Ironically they often have the opposite meaning. Added stores are seldom as profitable as the original and often they’re losers.
Some of my friends often jokingly advise others in their sharing group, “You’re making too much money. You need to open another store.”
3. Good people don’t produce 20-30% more; it’s 200-300% more.
A dedicated employee doesn’t just get his work done—he finds ways to do it faster and better. A disinterested employee doesn’t just do a little less—he often doesn’t get started.
This is true for all employees, but it’s most noticeable with sales people because their sales are easily and commonly tracked. The best salespeople often sell 2-3 times the average, and even higher multiples of the low producers.

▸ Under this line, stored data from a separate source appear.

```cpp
int scan_nonzero_needles(const uint64_t* d_hashes, const uint32_t* d_ids, size_t n, const uint64_t* d_q, size_t nq,
                         int thresh, cbh_record* d_rec, size_t cap, unsigned long long* d_total, hipStream_t stream,
                         const ScanOpts& o) {
  const Route r = route(n, nq, thresh, o.d_qmask != nullptr);
  if (r.join != Join::None) {
    const bool force = r.join == Join::Forced;
    const int rc = launch_hamm64_join(d_hashes, d_ids, n, d_q, nq, thresh, d_rec, cap, d_total, stream, o, force, r.scan_ms);
    if (rc == CBH_OK || force || (rc != CBH_E_UNSUPPORTED && rc != CBH_E_NOMEM)) return rc;
    if (rc == CBH_E_NOMEM) cbh_clear_error();
  }
  if (r.kernel != Kernel::Mfma) return launch_popc(r.kernel, d_hashes, d_ids, n, d_q, nq, thresh, d_rec, cap, d_total, stream, o);
  const ScanVariant v = o.pre != ScanVariant::Auto ? o.pre : scan_pick_pre(d_hashes, n, n, d_q, nq, thresh, stream);
  if (thresh < 64) note_variant(thresh, v);
  return launch_hamm64_scan_mfma(d_hashes, d_ids, n, d_q, nq, thresh, d_rec, cap, d_total, stream, v, o);
}

// ... 33 lines not shown
```

Before: 86790 billion.

## Widen Pre48 prefilter to eight tiles and repack its hay operand sub-blocks

The Pre48 prefilter now processes eight haystack tiles per step instead of six, with tile count, group size and occupancy exposed as compile-time knobs. The pending-queue layout is generalised so descriptors can name more groups. The hay operand packing and needle sub-block order are rearranged so the middle MFMA reads a contiguous half and the outer ones share the low half, with matching scale exponents. The cost model's Pre48 base cost is lowered so the router picks this variant more often. Risks are more register pressure at the same launch bound and a possible correctness slip in the reordered sub-block and scale mapping.

Result: no change. 87150 billion (median of 6 runs) (+0.4%).

```diff
diff --git a/cbird_amd/csrc/hamm64_mfma.hip b/cbird_amd/csrc/hamm64_mfma.hip
--- a/cbird_amd/csrc/hamm64_mfma.hip
+++ b/cbird_amd/csrc/hamm64_mfma.hip
@@ -32,6 +32,7 @@
 static_assert(NeedleScratch{kNeedlePad}.total() * 16u == kNeedlePad * kNeedleBytes &&
                   NeedleScratch{5u * kNeedlePad}.total() * 16u == 5u * kNeedlePad * kNeedleBytes,
               "the regions add up to kNeedleBytes per padded needle");
+constexpr uint64_t kPre48Sub = 0x43ull | 0x05ull << 8 | 0x21ull << 16 | 0x87ull << 24 | 0xa9ull << 32 | 0x6bull << 40;
 
 __global__ __launch_bounds__(256) void k_expand_needles(const uint64_t* __restrict__ q, uint32_t nq,
                                                         uint32_t nq_pad, uint4* __restrict__ qx) {
@@ -49,9 +50,9 @@
     uint2 o[2];
 #pragma unroll
     for (uint32_t k = 0; k < 2; ++k) {
-      const uint32_t s = 2u * (2u * m + kb) + k, j = quad * 128u + (s / 3u) * 32u + c;
+      const uint32_t s = (uint32_t)(kPre48Sub >> (8u * (2u * m + kb) + 4u * k)) & 15u, j = quad * 128u + (s / 3u) * 32u + c;
       const uint32_t lo = j < nq ? w[2u * j] : 0u, hi = j < nq ? w[2u * j + 1u] : 0u;
-      o[k] = fp4_expand16(pre48_sub(lo, hi, s % 3u), s == 3u || s == 7u || s == 9u ? kFp4Four : kFp4Half);
+      o[k] = fp4_expand16(pre48_sub(lo, hi, s % 3u), s == 5u || s == 11u ? kFp4Four : kFp4Half);
     }
     qx[i] = make_uint4(o[0].x, o[0].y, o[1].x, o[1].y);
   } else {
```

Even after significantly higher pay, better employees are virtually always more profitable.
4. Accounting isn’t just a tax project.
For many of us accounting is the dreaded annual chore of determining the taxman’s bite. And until the accountant finishes the form (and we adjust the results to better suit our tastes and budget), the outcome is more suspenseful than an Agatha Christie mystery.
Income tax is the most required of accounting’s uses, but it’s by no means the most important. Accounting is supposed to serve three parties—management, creditors, and the tax collector—and they belong in that order. Only when the first does a good job are the other two happy.

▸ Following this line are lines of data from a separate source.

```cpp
void scan_bounds(const Index& idx, const ScanSpec& sp, uint32_t type_id, Table& t) {
  const uint32_t ar = sp.arity, ncol = ar + 1;
  auto src = [&](int col, uint32_t& lo, uint32_t& hi) {
    const auto& tb = idx.tbound[ar];
    const auto& gb = idx.gbound[ar];
    if (type_id != kNone && (uint64_t)(type_id + 1) * ncol * 2 <= tb.size()) {
      lo = tb[((uint64_t)type_id * ncol + col) * 2];
// ... 2358 lines not shown
    res->nrows = w[1];
    out = std::move(res);
  }
  return 1;
}

__global__ void k_bits_set(const uint32_t* __restrict__ key, uint64_t n, uint32_t kmin, uint32_t range,
                           uint32_t* bits, uint32_t* dup) {
  uint32_t d = 0;
  for (uint64_t i = blockIdx.x * (uint64_t)blockDim.x + threadIdx.x; i < n; i += (uint64_t)gridDim.x * blockDim.x) {
    const uint32_t k = key[i] - kmin;
    if (k >= range) continue;
    const uint32_t m = 1u << (k & 31);
    if (atomicOr(&bits[k >> 5], m) & m) d = 1;
  }
  if (__ballot(d) && __lane_id() == 0) atomicOr(dup, 1u);
}
__global__ void k_bits_set_sorted(const uint32_t* __restrict__ key, uint64_t n, uint32_t kmin, uint32_t range,
                                  uint32_t* bits, uint32_t* dup) {
  const int lane = __lane_id();
  uint32_t d = 0;
  const uint64_t stride = (uint64_t)gridDim.x * blockDim.x;
  for (uint64_t i0 = blockIdx.x * (uint64_t)blockDim.x; i0 < n; i0 += stride) {
    const uint64_t i = i0 + threadIdx.x;
    const uint32_t k = i < n ? key[i] - kmin : 0xFFFFFFFFu;
    const bool act = k < range;
    const uint32_t w = act ? k >> 5 : 0xFFFFFFFFu;
    uint32_t m = act ? 1u << (k & 31) : 0u;
#pragma unroll
    for (int st = 1; st < 64; st <<= 1) {
      const uint32_t om = (uint32_t)__shfl_up(m, st, 64), ow = (uint32_t)__shfl_up(w, st, 64);
      if (lane >= st && ow == w && act) {
        if (om & (1u << (k & 31))) d = 1;
        m |= om;
      }
    }
    const uint32_t nw = (uint32_t)__shfl_down(w, 1, 64);
    const bool tail = act && (lane == 63 || nw != w);
    if (tail && (atomicOr(&bits[w], m) & m)) d = 1;
  }
  if (__ballot(d) && __lane_id() == 0) atomicOr(dup, 1u);
}

struct BitsPred {
  const uint32_t* key;
  uint32_t kmin, range;
  const uint32_t* bits;
  __device__ __forceinline__ bool operator()(uint64_t i) const {
    const uint32_t k = key[i] - kmin;
    return k < range && ((bits[k >> 5] >> (k & 31)) & 1u);
  }
};

std::unique_ptr<Table> semi_join(Ctx& c, const Table& P, const Table& Q) {
  if (env_is("DAS_SEMI_JOIN", '0')) return nullptr;
  const int32_t var = Q.vars[0];
  int pk = -1;
  for (int i = 0; i < P.ncols; ++i) if (P.vars[i] == var) pk = i;
  if (pk < 0 || Q.nrows >= 0xFFFFFFFFull) return nullptr;
  uint32_t lo = Q.lo[0], hi = Q.hi[0];
  if (hi == kNone || lo > hi) {
    lo = 0;
    hi = (uint32_t)(c.idx.n_atoms ? c.idx.n_atoms - 1 : 0);
  }
  const uint64_t range = (uint64_t)hi - lo + 1;
  if (range > (1ull << 31)) return nullptr;
  const uint64_t words = (range + 31) / 32;
  DBuf<uint32_t> bits(words + 1, c.s);
  fill_dev(bits.p, 0, 4 * (words + 1), c.s);
  {
    ProfScope ps(c, "join_build", 4.0 * Q.nrows + 4.0 * words);
    hipLaunchKernelGGL(k_bits_set, G(Q.nrows), dim3(B), 0, c.s, (const uint32_t*)Q.col(0), Q.nrows, lo, (uint32_t)range,
                       bits.p, bits.p + words);
    DAS_HIP(hipGetLastError());
  }
  return compact_pred(c, P, BitsPred{(const uint32_t*)P.col(pk), lo, (uint32_t)range, (const uint32_t*)bits.p},
                      "k_tile_count<BitsPred>", 4.0, (const uint32_t*)bits.p + words);
}

__global__ void k_bits_and(uint32_t* __restrict__ acc, const uint32_t* __restrict__ b, uint64_t words) {
  for (uint64_t i = blockIdx.x * (uint64_t)blockDim.x + threadIdx.x; i < words; i += (uint64_t)gridDim.x * blockDim.x)
    acc[i] &= b[i];
}

bool key_bits(Ctx& c, const std::vector<const Table*>& Qs, int32_t var, uint64_t& lo, uint64_t& hi,
              DBuf<uint32_t>& acc) {
  auto clip = [&](uint32_t l, uint32_t h) {
    if (h == kNone || l > h) return;
    lo = std::max<uint64_t>(lo, l);
    hi = std::min<uint64_t>(hi, h);
  };
  for (const Table* Q : Qs) {
    if (Q->kind != DAS_TABLE_ORDERED || Q->ncols != 1 || Q->vars[0] != var || Q->nrows >= 0xFFFFFFFFull) return false;
    clip(Q->lo[0], Q->hi[0]);
  }
  if (lo > hi) return true;
  const uint64_t range = hi - lo + 1;
  if (range > (1ull << 31)) return false;
  const uint64_t words = (range + 31) / 32;
  acc.alloc(words + 1, c.s);
  DBuf<uint32_t> one(Qs.size() > 1 ? words + 1 : 1, c.s);
  for (size_t i = 0; i < Qs.size(); ++i) {
    uint32_t* bits = i == 0 ? acc.p : one.p;
    fill_dev(bits, 0, 4 * (i == 0 ? words + 1 : words), c.s);
    {
      ProfScope ps(c, "join_build", 4.0 * Qs[i]->nrows + 4.0 * words);
      if (Qs[i]->sorted_col == 0)
        hipLaunchKernelGGL(k_bits_set_sorted, G(Qs[i]->nrows), dim3(B), 0, c.s, (const uint32_t*)Qs[i]->col(0),
                           Qs[i]->nrows, (uint32_t)lo, (uint32_t)range, bits, acc.p + words);
      else
        hipLaunchKernelGGL(k_bits_set, G(Qs[i]->nrows), dim3(B), 0, c.s, (const uint32_t*)Qs[i]->col(0),
                           Qs[i]->nrows, (uint32_t)lo, (uint32_t)range, bits, acc.p + words);
      DAS_HIP(hipGetLastError());
    }
    if (i) {
      KScope ks("k_bits_and", 12.0 * words);
      hipLaunchKernelGGL(k_bits_and, G(words), dim3(B), 0, c.s, acc.p, (const uint32_t*)one.p, words);
      DAS_HIP(hipGetLastError());
    }
// ... 153 lines not shown
        hipLaunchKernelGGL(k_chunk_compact<kStageChunk>, dim3(sgrid), dim3(B), 0, c.s, (const uint32_t*)scr.p, scap,
                           (const uint32_t*)ccnt.p, (const uint32_t*)coff.p, 0ull, nch, nu, out->data, out->cap);
      else
        hipLaunchKernelGGL(k_chunk_compact<(int)kBalChunk>, dim3(sgrid), dim3(B), 0, c.s, (const uint32_t*)scr.p, scap,
                           (const uint32_t*)ccnt.p, (const uint32_t*)coff.p, 0ull, nch, nu, out->data, out->cap);
      DAS_HIP(hipGetLastError());
    }
    return finish(std::move(out));
  }
  const uint64_t chunks = (total + kBalChunk - 1) / kBalChunk;
  const unsigned fgrid = grid_for(chunks, B / 64, 65535u * 4u);
  DBuf<uint8_t> fl(total, c.s);
  DBuf<uint32_t> ccnt(chunks, c.s), coff(chunks + 1, c.s);
  {
    ProfScope ps(c, "k_dj_filt<0,-1,-1>", 12.0 * A.nrows + 5.0 * total);
    hipLaunchKernelGGL((k_dj_filt<0, -1, -1>), dim3(fgrid), dim3(B), 0, c.s, rows, A.nrows, 0u, nrows, lcp, units, offp,
                       total, fk, fl.p, ccnt.p, (const uint32_t*)nullptr, jc, (uint32_t*)nullptr, 0ull, 0ull, chunks);
    DAS_HIP(hipGetLastError());
  }
  const uint64_t m = scan_total<uint32_t>(SpanIn<uint32_t>{ccnt.p}, chunks, coff.p, c.s);
  auto out = new_table(c, DAS_TABLE_ORDERED, nu, pl.uni.data(), m);
  out->nrows = m;
  if (m) {
    ProfScope ps(c, "k_dj_filt<1," + targs,
                 (12.0 + 4.0 * jc.np) * A.nrows + 1.0 * total + 4.0 * jc.nb * m + 4.0 * nu * m);
    with_shape([&](auto NP, auto NB) {
      hipLaunchKernelGGL((k_dj_filt<1, NP(), NB()>), dim3(fgrid), dim3(B), 0, c.s, rows, A.nrows, 0u, nrows, lcp, units,
                         offp, total, fk, fl.p, (uint32_t*)nullptr, (const uint32_t*)coff.p, jc, out->data, out->cap,
                         0ull, chunks);
    });
  }
  return finish(std::move(out));
}

namespace {
void launch_cartesian(Ctx& c, const OutMap& om, uint64_t np, uint64_t nb, uint64_t first, uint64_t n, Table& out) {
  const int nu = om.n;
  ProfScope ps(c, "k_cartesian<" + std::to_string(nu >= 2 && nu <= 6 ? nu : 0) + ">", 4.0 * nu * n);
  const unsigned cg = grid_for((n + 3) / 4, B);
  const uint64_t S = 4ull * cg * B, sq = S / nb, sr = S % nb;
  DAS_CHECK(out.cap % 4 == 0 && out.cap >= ((n + 3) & ~3ull) && (reinterpret_cast<uintptr_t>(out.data) & 15) == 0,
            DAS_E_INTERNAL, "cartesian: output columns not 16-byte aligned");
  switch (nu) {
    case 2: hipLaunchKernelGGL(k_cartesian<2>, dim3(cg), dim3(B), 0, c.s, om, np, nb, first, n, sq, sr, out.data, out.cap); break;
    case 3: hipLaunchKernelGGL(k_cartesian<3>, dim3(cg), dim3(B), 0, c.s, om, np, nb, first, n, sq, sr, out.data, out.cap); break;
    case 4: hipLaunchKernelGGL(k_cartesian<4>, dim3(cg), dim3(B), 0, c.s, om, np, nb, first, n, sq, sr, out.data, out.cap); break;
    case 5: hipLaunchKernelGGL(k_cartesian<5>, dim3(cg), dim3(B), 0, c.s, om, np, nb, first, n, sq, sr, out.data, out.cap); break;
    case 6: hipLaunchKernelGGL(k_cartesian<6>, dim3(cg), dim3(B), 0, c.s, om, np, nb, first, n, sq, sr, out.data, out.cap); break;
    default: hipLaunchKernelGGL(k_cartesian<0>, dim3(cg), dim3(B), 0, c.s, om, np, nb, first, n, sq, sr, out.data, out.cap); break;
  }
  DAS_HIP(hipGetLastError());
}

OutMap product_map(const Table& t) {
  const Lazy& r = *t.lazy;
  OutMap om{};
  om.n = t.ncols;
  for (int k = 0; k < t.ncols; ++k) {
    om.side[k] = r.side[k];
    om.col[k] = r.side[k] ? r.bcol(r.src[k]) : r.pcol(r.src[k]);
  }
  return om;
}

Table factor_view(const Table& t, int side) {
  const Lazy& r = *t.lazy;
  Table f;
  f.kind = DAS_TABLE_ORDERED;
  f.ncols = side ? r.ncb : r.ncp;
  for (int k = 0; k < f.ncols; ++k) f.vars[k] = side ? r.bvars[k] : r.pvars[k];
  f.nrows = side ? r.nb : r.np;
  f.cap = side ? r.bcap : r.pcap;
  f.data = const_cast<uint32_t*>(side ? r.bcol(0) : r.pcol(0));
  f.s = t.s;
  f.view = true;
  return f;
}
}

void register_alias(Table& t) {
  if (!t.lazy || !t.lazy->aliases_index() || t.lazy->owner) return;
  t.lazy->owner = &t;
  t.lazy->ctx->aliases.push_back(t.lazy.get());
  t.lazy->listed.store(true, std::memory_order_release);
}

void deregister_alias(Lazy& r) {
  if (!r.owner) return;
  auto& v = r.ctx->aliases;
  v.erase(std::remove(v.begin(), v.end(), &r), v.end());
  r.owner = nullptr;
  r.listed.store(false, std::memory_order_release);
}

void settle_aliases(Ctx& c) {
  while (!c.aliases.empty()) settle(c, *c.aliases.back()->owner);
}

void make_lazy_view(Ctx& c, Table& t) {
  DAS_CHECK(t.view && !t.lazy, DAS_E_INTERNAL, "make_lazy_view: not a view");
  auto r = std::make_shared<Lazy>();
  r->kind = Lazy::VIEW;
  r->ctx = &c;
  t.lazy = std::move(r);
}

// ... 3 lines not shown
  const uint64_t cap = col_stride(t.nrows ? t.nrows : 1);
  uint32_t* data = (uint32_t*)cache_alloc(4ull * t.ncols * cap, c.s);
  deregister_alias(*r);
  if (r->kind == Lazy::PRODUCT) {
    const OutMap om = product_map(t);
    t.lazy.reset();
    t.data = data;
    t.cap = cap;
    t.s = c.s;
    launch_cartesian(c, om, r->np, r->nb, 0, t.nrows, t);
    return;
  }
  if (r->kind == Lazy::VIEW) {
    const uint32_t* src = t.data;
    const uint64_t ld = t.cap;
    for (int k = 0; k < t.ncols; ++k) copy_dev(data + (uint64_t)k * cap, src + (uint64_t)k * ld, 4 * t.nrows, c.s);
    t.lazy.reset();
    t.view = false;
    t.data = data;
    t.cap = cap;
    t.s = c.s;
    return;
  }
  const Expansion& e = *r->exp;
  t.lazy.reset();
  t.data = data;
  t.cap = cap;
  t.s = c.s;
  dj_write_rows(c, e.probe->nrows, e.probe->ncols, e.rowid.p, 0u, e.probe->nrows, e.lc.p, e.k, e.jc, e.nu,
                -4.0 * e.jc.nb, data, cap);
}

std::unique_ptr<Table> product_rows(Ctx& c, const Table& t, uint64_t row0, uint64_t n) {
  DAS_CHECK(t.lazy && t.lazy->kind == Lazy::PRODUCT, DAS_E_INTERNAL, "product_rows: not a deferred product");
  DAS_CHECK(row0 <= t.nrows && n <= t.nrows - row0, DAS_E_INVALID, "rows out of range");
  auto out = new_table(c, DAS_TABLE_ORDERED, t.ncols, t.vars, n);
  out->nrows = n;
  if (n) launch_cartesian(c, product_map(t), t.lazy->np, t.lazy->nb, row0, n, *out);
  return out;
}

void product_checksum(Ctx& c, const Table& t, const uint64_t* salt, uint64_t out[2]) {
  DAS_CHECK(t.lazy && t.lazy->kind == Lazy::PRODUCT, DAS_E_INTERNAL, "product_checksum: not a deferred product");
  const Lazy& r = *t.lazy;
  uint64_t sp[kMaxCols] = {0}, sb[kMaxCols] = {0};
  for (int k = 0; k < t.ncols; ++k) (r.side[k] ? sb : sp)[r.src[k]] = salt[k];
  uint64_t hp[2], hb[2];
  table_checksum(c, factor_view(t, 0), sp, hp);
  table_checksum(c, factor_view(t, 1), sb, hb);
  out[0] = hp[0] * hb[0];
  out[1] = hp[1] * r.nb + hb[1] * r.np;
}

std::unique_ptr<Table> join(Ctx& c, const Table& A, const Table& Bt, int no_overload, bool defer_product) {
  if (A.kind != DAS_TABLE_ORDERED || Bt.kind != DAS_TABLE_ORDERED) return theta_join(c, A, Bt, no_overload);
  std::vector<int32_t> va(A.vars, A.vars + A.ncols), vb(Bt.vars, Bt.vars + Bt.ncols), shared, uni;
  std::set_intersection(va.begin(), va.end(), vb.begin(), vb.end(), std::back_inserter(shared));
  std::set_union(va.begin(), va.end(), vb.begin(), vb.end(), std::back_inserter(uni));
  DAS_CHECK((int)uni.size() <= kMaxCols, DAS_E_UNSUPPORTED, "too many variables");
  auto colof = [](const Table& t, int32_t v) {
    for (int i = 0; i < t.ncols; ++i) if (t.vars[i] == v) return i;
    return -1;
  };
  const int nu = (int)uni.size();
  if (A.nrows == 0 || Bt.nrows == 0) return new_table(c, DAS_TABLE_ORDERED, nu, uni.data(), 0);
  const bool a_probe = A.nrows >= Bt.nrows;
  const Table& P = a_probe ? A : Bt;
  const Table& Q = a_probe ? Bt : A;
  std::unique_ptr<Table> out;
  if (shared.empty() && defer_product && !no_overload && P.ncols && Q.ncols) {
    const uint64_t total = P.nrows * Q.nrows;
    out = std::make_unique<Table>();
    out->ncols = nu;
    for (int k = 0; k < nu; ++k) {
      out->vars[k] = uni[k];
      out->member[k] = -1;
    }
    out->s = c.s;
    out->nrows = total;
    auto r = std::make_shared<Lazy>();
    r->ctx = &c;
    r->np = P.nrows;
    r->nb = Q.nrows;
    r->ncp = P.ncols;
    r->ncb = Q.ncols;
    r->pcap = col_stride(P.nrows);
    r->bcap = col_stride(Q.nrows);
    r->buf = (uint32_t*)cache_alloc(4ull * (r->ncp * r->pcap + r->ncb * r->bcap), c.s);
    for (int k = 0; k < P.ncols; ++k) {
      r->pvars[k] = P.vars[k];
      copy_dev(const_cast<uint32_t*>(r->pcol(k)), P.col(k), 4 * P.nrows, c.s);
    }
    for (int k = 0; k < Q.ncols; ++k) {
      r->bvars[k] = Q.vars[k];
      copy_dev(const_cast<uint32_t*>(r->bcol(k)), Q.col(k), 4 * Q.nrows, c.s);
    }
    for (int k = 0; k < nu; ++k) {
      const int ip = colof(P, uni[k]);
      r->side[k] = ip >= 0 ? 0 : 1;
      r->src[k] = (uint8_t)(ip >= 0 ? ip : colof(Q, uni[k]));
    }
    out->lazy = std::move(r);
  } else if (shared.empty()) {
    const uint64_t total = P.nrows * Q.nrows;
    out = new_table(c, DAS_TABLE_ORDERED, nu, uni.data(), total);
    out->nrows = total;
    OutMap om{};
    om.n = nu;
    for (int k = 0; k < nu; ++k) {
      int ip = colof(P, uni[k]);
      if (ip >= 0) { om.col[k] = P.col(ip); om.side[k] = 0; }
      else { om.col[k] = Q.col(colof(Q, uni[k])); om.side[k] = 1; }
    }
    launch_cartesian(c, om, P.nrows, Q.nrows, 0, total, *out);
  } else if (shared.size() == 1 && Q.ncols == 1 && (out = semi_join(c, P, Q))) {
  } else if (shared.size() == 1 && (out = direct_join(c, P, Q, shared[0], uni))) {
  } else {
    ColSet qk{};
    qk.n = (int)shared.size();
    for (int k = 0; k < qk.n; ++k) qk.c[k] = Q.col(colof(Q, shared[k]));
    DBuf<uint32_t> perm(Q.nrows, c.s);
    {
      ProfScope ps(c, "join_build_sort", 4.0 * Q.nrows * (Q.ncols + 2));
      sort_perm(qk, Q.nrows, perm.p, id_bits(c), c.s);
    }
    auto Qs = gather_table(c, Q, perm.p, Q.nrows);
    perm.release();
    ColSet qks{}, pk{};
    qks.n = pk.n = (int)shared.size();
    for (int k = 0; k < qks.n; ++k) {
      qks.c[k] = Qs->col(colof(*Qs, shared[k]));
      pk.c[k] = P.col(colof(P, shared[k]));
    }
    DBuf<uint32_t> lo(P.nrows, c.s), cnt(P.nrows, c.s);
    DBuf<uint64_t> offs(P.nrows + 1, c.s);
    {
      ProfScope ps(c, "k_join_count", 4.0 * P.nrows * (pk.n + 2));
      hipLaunchKernelGGL(k_join_count, G(P.nrows), dim3(B), 0, c.s, pk, P.nrows, qks, Qs->nrows, lo.p, cnt.p);
      DAS_HIP(hipGetLastError());
    }
    const uint64_t total = scan_total<uint64_t>(WidenCnt{cnt.p, P.nrows}, P.nrows, offs.p, c.s);
    out = new_table(c, DAS_TABLE_ORDERED, nu, uni.data(), total);
    out->nrows = total;
    if (total) {
      OutMap om{};
      om.n = nu;
      for (int k = 0; k < nu; ++k) {
        int ip = colof(P, uni[k]);
// ... 226 lines not shown
```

Accounting is management’s map. Would you drive a whole year before you look where you’ve been and where you’re headed? (Yogi was right: If you don’t know where you’re going, you’ll probably end up someplace else.)
5. Managers don’t create motivation—employees bring it.
New employees are excited about their jobs. They’re eager to learn their parts, hone their knowledge and skills, make their contributions, and become valuable team members.
We don’t create that motivation; employees have it on their first day. Our role is simply to explain the objectives to them, assure they get the necessary training and tools, provide ongoing information and feedback, and recognize and respect their efforts and contributions.
When we do that well, their enthusiasm and commitment build with their abilities, and they’re able to play increasingly important roles.
6. Good people management is an attitude, not a technique.
There’s a wide gulf between good and bad managers, and it really comes down to one simple perception—good managers understand that people are not only willing to work, but want to be on the team and contribute to the company’s goals.
That attitude more than any other characteristic or ability defines the most inspirational and effective managers in our industry. They treat their people like willing, capable, and valuable team members, and they help them get involved and contribute.
7. Doing a lot of things makes you busy; doing the right things makes you profitable.
We have an irresistible tendency to assume our profits are proportionate to our sales of each product and activity.
In truth a few things we do make large profits while the many other things make only losses. (If there is a business somewhere that makes a net profit on every product and activity, it’s surely the result of exceptional analysis and careful selection—and not happy accident.)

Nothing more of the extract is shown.